5000 indices => The slowest run took 68.16 times longer than the fastest. This could mean that an intermediate result is being cached. 10000 loops, best of 3: 35.5 µs per loop 9000 indices => The slowest run took 67.65 times longer than the fastest. This could mean that an intermediate result is being cached. 10000 loops, best of 3: 37.3 µs per loop 20000 indices => The slowest run took 17.95 times longer than the fastest. This could mean that an intermediate result is being cached. 10000 loops, best of 3: 132 µs per loop 100000 indices => The slowest run took 68.23 times longer than the fastest. This could mean that an intermediate result is being cached. 10000 loops, best of 3: 130 µs per loop 500000 indices => The slowest run took 520.37 times longer than the fastest. This could mean that an intermediate result is being cached. 10000 loops, best of 3: 126 µs per loop 1000000 indices => The slowest run took 1032.61 times longer than the fastest. This could mean that an intermediate result is being cached. 10000 loops, best of 3: 129 µs per loop 10000000 indices => The slowest run took 8144.94 times longer than the fastest. This could mean that an intermediate result is being cached. 1 loop, best of 3: 145 µs per loop 100000000 indices => The slowest run took 121455.49 times longer than the fastest. This could mean that an intermediate result is being cached. 1 loop, best of 3: 164 µs per loop

Comment From: jreback

@jupiterjosh the cutoff is 100k elements ATM. I suppose going to 1M wouldn't hurt. But you would have to show conclusive gains like this: https://github.com/pandas-dev/pandas/pull/16346#issuecomment-301929604. You can add an asv for 1M I suppose. @jorisvandenbossche also had a nice graph of this. Which if we can add memory usage would be nice.

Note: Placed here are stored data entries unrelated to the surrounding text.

template <bool MAPS>
__global__ __launch_bounds__(256) void orientation_kernel(OctaveTable tab, float ori_sigma,
                                                          const float4 *__restrict__ kp,
                                                          const int *__restrict__ kp_aux, Counters *cnt, int group,
                                                          int kp_capacity, float4 *__restrict__ okp,
                                                          int *__restrict__ oaux, int out_capacity, int team_below, int small_blocks) {
    __shared__ OriWaveLds lds_all[4];
    __shared__ double fold[36];
    __shared__ int s_hist[3 * SIFT_MAX_OCTAVES];
    const int lane = threadIdx.x & 63;
    OriWaveLds &L = lds_all[threadIdx.x >> 6];
    const int n = min(cnt->g_kp[group], kp_capacity);
    const int first = 0;
    const int count = n - first;
    const int nblocks = min((int)gridDim.x, count < 16384 ? small_blocks : (count < 65536 ? max(1024, small_blocks) : 4096));
    if ((int)blockIdx.x >= nblocks) return;
#ifdef SIFT_PHASE_CLOCK
    PhaseClock ph;
    ph.start(L.ph, lane);
#endif
    siftmath::load_atan_fold(fold);
    if (lane < 36) L.mask[lane] = make_uint2(0u, 0u);
    if (threadIdx.x < 3 * SIFT_MAX_OCTAVES) s_hist[threadIdx.x] = 0;
    __syncthreads();
    PH_MARK(0);
    const int wave = (blockIdx.x * blockDim.x + threadIdx.x) >> 6;
    const int nwaves = (nblocks * blockDim.x) >> 6;
    const float4 *pool4 = reinterpret_cast<const float4 *>(L.pool);
    __shared__ int s_pending[4], s_base;
    int pending = 0;
    auto store_pending = [&](int slot, int count) {
        __builtin_amdgcn_wave_barrier();
        for (int e = lane; e < count; e += 64)
            if (slot + e < out_capacity) { okp[slot + e] = L.obuf[e]; oaux[slot + e] = L.oaux[e]; }
        __builtin_amdgcn_wave_barrier();
    };
    auto flush_wave = [&]() {
        int slot = 0;
        if (lane == 0) slot = atomicAdd(&cnt->g_out[group], pending);
        store_pending(__shfl(slot, 0), pending);
        pending = 0;
    };
    const bool team = count < team_below;
    const int w4 = threadIdx.x >> 6;
    const int boff = team ? 64 * w4 : 0, bstep = team ? 256 : 64;
    for (int i = first + (team ? (int)blockIdx.x : wave); i < n; i += (team ? nblocks : nwaves)) {
        const float4 k = kp[i];
        const int aux = __builtin_amdgcn_readfirstlane(kp_aux[i]);
        const int scale = aux & 0xff, oct = aux >> 8;
        const int W = tab.W[oct], H = tab.H[oct], octsize = 1 << oct;
        if (!(k.y >= 0.0f)) continue;
        const float *I = tab.base + tab.off[oct] + (size_t)scale * W * H;
        const float *Gm = MAPS ? tab.gmap + map_offset(tab, oct, scale) : nullptr;
        const float *Om = MAPS ? tab.omap + map_offset(tab, oct, scale) : nullptr;
        auto taps_at = [&](int x, int y) {
            if (!MAPS) return gradient_fetch(I, x, y, W, H);
            GradTaps t = {};
            const size_t pos = (size_t)y * W + x;
            t.xa = Gm[pos]; t.xb = Om[pos];
            return t;
        };
        const int row = (int)((double)k.y + 0.5), col = (int)((double)k.z + 0.5);
        const float sigma = ori_sigma * k.w;
        const int radius = (int)((double)sigma * 3.0);
        const int rmin = max(0, row - radius), cmin = max(0, col - radius);
        const int rmax = min(row + radius, H - 2), cmax = min(col + radius, W - 2);
        const float lim = (float)(radius * radius) + 0.5f;
        const float two_s2 = 2.0f * sigma * sigma;
        const float r_two_s2 = 1.0f / two_s2;
        const bool fast_div = two_s2 >= 1e-3f && two_s2 <= 1e6f;
        const int wc = cmax - cmin + 1, hr = rmax - rmin + 1;
        const int total = (wc > 0 && hr > 0) ? wc * hr : 0;
        const float inv_wc = 1.0f / (float)max(wc, 1);
        float h = 0.0f;
        auto locate = [&](int base, int &r, int &c) {
            const int idx = base + lane;
            if (idx >= total) return false;
            int rem;
            const int q = div_exact(idx, wc, inv_wc, rem);
            r = rmin + q; c = cmin + rem;
            return true;
        };
        int nr = 0, nc = 0;
        bool nvalid = locate(boff, nr, nc);
        GradTaps ntaps = {};
        if (nvalid) ntaps = taps_at(nc, nr);
        PH_COUNT(13);
        PH_MARK(1);
        for (int base = 0; base < total; base += bstep) {
            bool valid = nvalid;
            const int r = nr, c = nc;
            const GradTaps taps = ntaps;
            nvalid = locate(base + bstep + boff, nr, nc);
            if (nvalid) ntaps = taps_at(nc, nr);
#ifdef SIFT_PHASE_CLOCK
            PH_COUNT(14);
            if (base + bstep + boff < total) PH_WAIT_VM(4); else PH_WAIT_VM(0);
            PH_MARK(2);
#endif
            int bin = 0;
            float val = 0.0f;
            if (valid) {
                float gx = taps.xa - taps.xb, gy = taps.ya - taps.yb;
                if (taps.bx) gx = 2.0f * gx;
                if (taps.by) gy = 2.0f * gy;
                const float gval = MAPS ? taps.xa : sqrtf(gx * gx + gy * gy);
                float dif = (float)r - k.y;
                float distsq = dif * dif;
                dif = (float)c - k.z;
                distsq = distsq + dif * dif;
                valid = (gval > 0.0f) && (distsq < lim);
                if (valid) {
                    const float earg = fast_div ? siftmath::div_by_reciprocal(-distsq, two_s2, r_two_s2) : -distsq / two_s2;
                    bool ok_a = true, ok_e;
                    float a = MAPS ? taps.xb : siftmath::atan2f_fast_try(-gy, gx, fold, ok_a);
                    float ew = siftmath::expf_fast_try(earg, ok_e);
                    if (!(ok_a && ok_e)) {
                        if (!MAPS && !ok_a) a = siftmath::atan2f_(-gy, gx);
                        if (!ok_e) ew = siftmath::expf_(earg);
                    }
                    bin = (int)siftmath::div_by_reciprocal(36.0f * (a + SM_PI_F + 0.001f), 2.0f * SM_PI_F, 1.0f / (2.0f * SM_PI_F));
                    valid = (bin >= 0) && (bin <= 36);
                    bin = min(max(bin, 0), 35);
                    val = ew * gval;
                }
                if (valid) atomicOr(reinterpret_cast<unsigned *>(L.mask) + 2 * bin + (lane >> 5), 1u << (lane & 31));
            }
            __builtin_amdgcn_wave_barrier();
            PH_MARK(3);
            const uint2 mine = (lane < 36) ? L.mask[lane] : make_uint2(0u, 0u);
            const int votes = __popc(mine.x) + __popc(mine.y);
            const int padded = (votes + 3) & ~3;
            const int seg = wave_prefix_incl(padded) - padded;
            if (lane < 36) L.mbase[lane] = (unsigned)seg;
            if (votes) reinterpret_cast<float4 *>(L.pool)[(seg + padded - 4) >> 2] = make_float4(0.f, 0.f, 0.f, 0.f);
            __builtin_amdgcn_wave_barrier();
            PH_MARK(4);
            {
                const uint2 mk = L.mask[bin];
                const unsigned mb = L.mbase[bin];
                const int pos = mb + __builtin_amdgcn_mbcnt_hi(mk.y, __builtin_amdgcn_mbcnt_lo(mk.x, 0u));
                if (valid) L.pool[pos] = val;
            }
            __builtin_amdgcn_wave_barrier();
            PH_MARK(5);
            if (!team) {
                for (int k0 = 0; k0 < padded; k0 += 4) {
                    const float4 v = pool4[(seg + k0) >> 2];
                    h = h + v.x; h = h + v.y; h = h + v.z; h = h + v.w;
                }
                if (votes) L.mask[lane] = make_uint2(0u, 0u);
                __builtin_amdgcn_wave_barrier();
                PH_MARK(6);
            } else {
                __syncthreads();
                if (w4 == 0 && lane < 36) {
#pragma unroll
                    for (int q = 0; q < 4; q++) {
                        const uint2 mq = lds_all[q].mask[lane];
                        const int vq = __popc(mq.x) + __popc(mq.y);
                        const int sq = (int)lds_all[q].mbase[lane];
                        const float4 *pq = reinterpret_cast<const float4 *>(lds_all[q].pool);
                        for (int k0 = 0; k0 < vq; k0 += 4) {
                            const float4 v = pq[(sq + k0) >> 2];
                            h = h + v.x; h = h + v.y; h = h + v.z; h = h + v.w;
                        }
                        if (vq) lds_all[q].mask[lane] = make_uint2(0u, 0u);
                    }
                }
                __syncthreads();
            }
        }
        if (team && w4 != 0) continue;
        const int lp = (lane == 0) ? 35 : lane - 1, ln = (lane >= 35) ? 0 : lane + 1;
        auto third = [&](float s) {
            return (__builtin_fabsf(s) >= 1e-25f && __builtin_fabsf(s) <= 1e30f) ? siftmath::div_by_reciprocal(s, 3.0f, 1.0f / 3.0f)
                                                                            : (float)((double)s / 3.0);
        };
#pragma unroll 1
        for (int pass = 0; pass < 6; pass++) {
            const float prev = __shfl(h, lp), nxt = __shfl(h, ln);
            float nh = third((prev + h) + nxt);
            const float nh0 = __shfl(nh, 0);
            if (lane == 35) nh = third((prev + h) + nh0);
            h = (lane < 36) ? nh : 0.0f;
        }
        float mx = (lane < 36) ? h : 0.0f;
#pragma unroll
        for (int off = 32; off > 0; off >>= 1) mx = fmaxf(mx, __shfl_xor(mx, off));
        const float maxval = fmaxf(mx, 0.0f);
        const uint64_t eq = __ballot(lane < 36 && h == maxval);
        const int argmax = (maxval > 0.0f && eq) ? (__ffsll((unsigned long long)eq) - 1) : 0;
        const float hp = __shfl(h, argmax == 0 ? 35 : argmax - 1);
        const float hn = __shfl(h, argmax == 35 ? 0 : argmax + 1);
        const float interp = 0.5f * (hp - hn) / (hp - 2.0f * maxval + hn);
        const float angle = 2.0f * SM_PI_F * ((float)argmax + 0.5f + interp) / 36.0f - SM_PI_F;
        const float hpp = __shfl(h, lp), hnn = __shfl(h, ln);
        bool extra = (lane < 36) && h > hpp && h > hnn && h >= 0.8f * maxval && lane != argmax;
        float a2 = 0.0f;
        if (extra) {
            const float it = 0.5f * (hpp - hnn) / (hpp - 2.0f * h + hnn);
            a2 = (float)((double)(2.0f * SM_PI_F * ((float)lane + 0.5f + it)) / 36.0 - (double)SM_PI_F);
            extra = (a2 >= -SM_PI_F) && (a2 <= SM_PI_F);
        }
        const uint64_t emask = __ballot(extra);
        const float ox = k.z * (float)octsize, oy = k.y * (float)octsize, os = k.w * (float)octsize;
        const float sum4 = ((ox + oy) + os) + angle;
        const int nmain = (sum4 == sum4) ? 1 : 0;
        const int nextra = __popcll((unsigned long long)emask);
        if (lane == 0) atomicAdd(&s_hist[3 * oct + min(max(scale - 1, 0), 2)], 1 + nextra);
        if (pending + nmain + nextra > SIFT_ORI_OBUF) flush_wave();
        if (lane == 0 && nmain) { L.obuf[pending] = make_float4(ox, oy, os, angle); L.oaux[pending] = aux; }
        if (extra) {
            const int at = pending + nmain + __popcll((unsigned long long)(emask & ((1ull << lane) - 1ull)));
            L.obuf[at] = make_float4(ox, oy, os, a2);
            L.oaux[at] = aux;
        }
        pending += nmain + nextra;
        PH_MARK(7);
    }
    if (lane == 0) s_pending[threadIdx.x >> 6] = pending;
    __syncthreads();
    if (threadIdx.x == 0) {
        const int tot = s_pending[0] + s_pending[1] + s_pending[2] + s_pending[3];
        s_base = tot ? atomicAdd(&cnt->g_out[group], tot) : 0;
    }
    __syncthreads();
    {
        const int w = threadIdx.x >> 6;
        int slot = s_base;
        for (int q = 0; q < w; q++) slot += s_pending[q];
        store_pending(slot, pending);
    }
    for (int t = threadIdx.x; t < 3 * SIFT_MAX_OCTAVES; t += blockDim.x)
        if (s_hist[t]) atomicAdd(&cnt->o_scale[0][0] + t, s_hist[t]);
#ifdef SIFT_PHASE_CLOCK
    PH_MARK(8);
    ph.flush(0, lane);
#endif
}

If you are actually querying 1M times itself then you are doing things in an inefficient manner as well. You can easily use list / boolean indexing.

Comment From: jupiterjosh

Thanks @jreback. I will look at adding an asv.

Is the 100k cutoff in the 0.20.2 release or a dev build? I hit it at 10k elements in 0.20.2.

You're right btw, I will change my indexing strategy. I don't know the pandas code-base, but I was more concerned with the indexing slowdown potentially impacting other pandas functions (joins or groupbys maybe?) since indexing seems to be something that you'd want to be as fast (and atomic) as possible.

Comment From: jreback

more concerned with the indexing slowdown potentially impacting other pandas functions (joins or groupbys maybe?) since indexing seems to be something that you'd want to be as fast (and atomic)

groupbys and joins are running vectorized code. indexing is by definition initiated by the user. you should not be doing repeated single indexing.

Comment From: jorisvandenbossche

Cutoff is currently indeed only 10k as @jupiterjosh finds (code)

Figure for timings is here: https://github.com/pandas-dev/pandas/blob/1564a6e0e9fa3a640f5c1999c4fb118b8e5a4411/pandas/core/indexes/multi.py#L635-L646

I am certainly in favor of increasing the cutoff to at least 100k.

At the time, I tried to make similar plots for memory, but this was a bit more complicated and didn't get consistent results.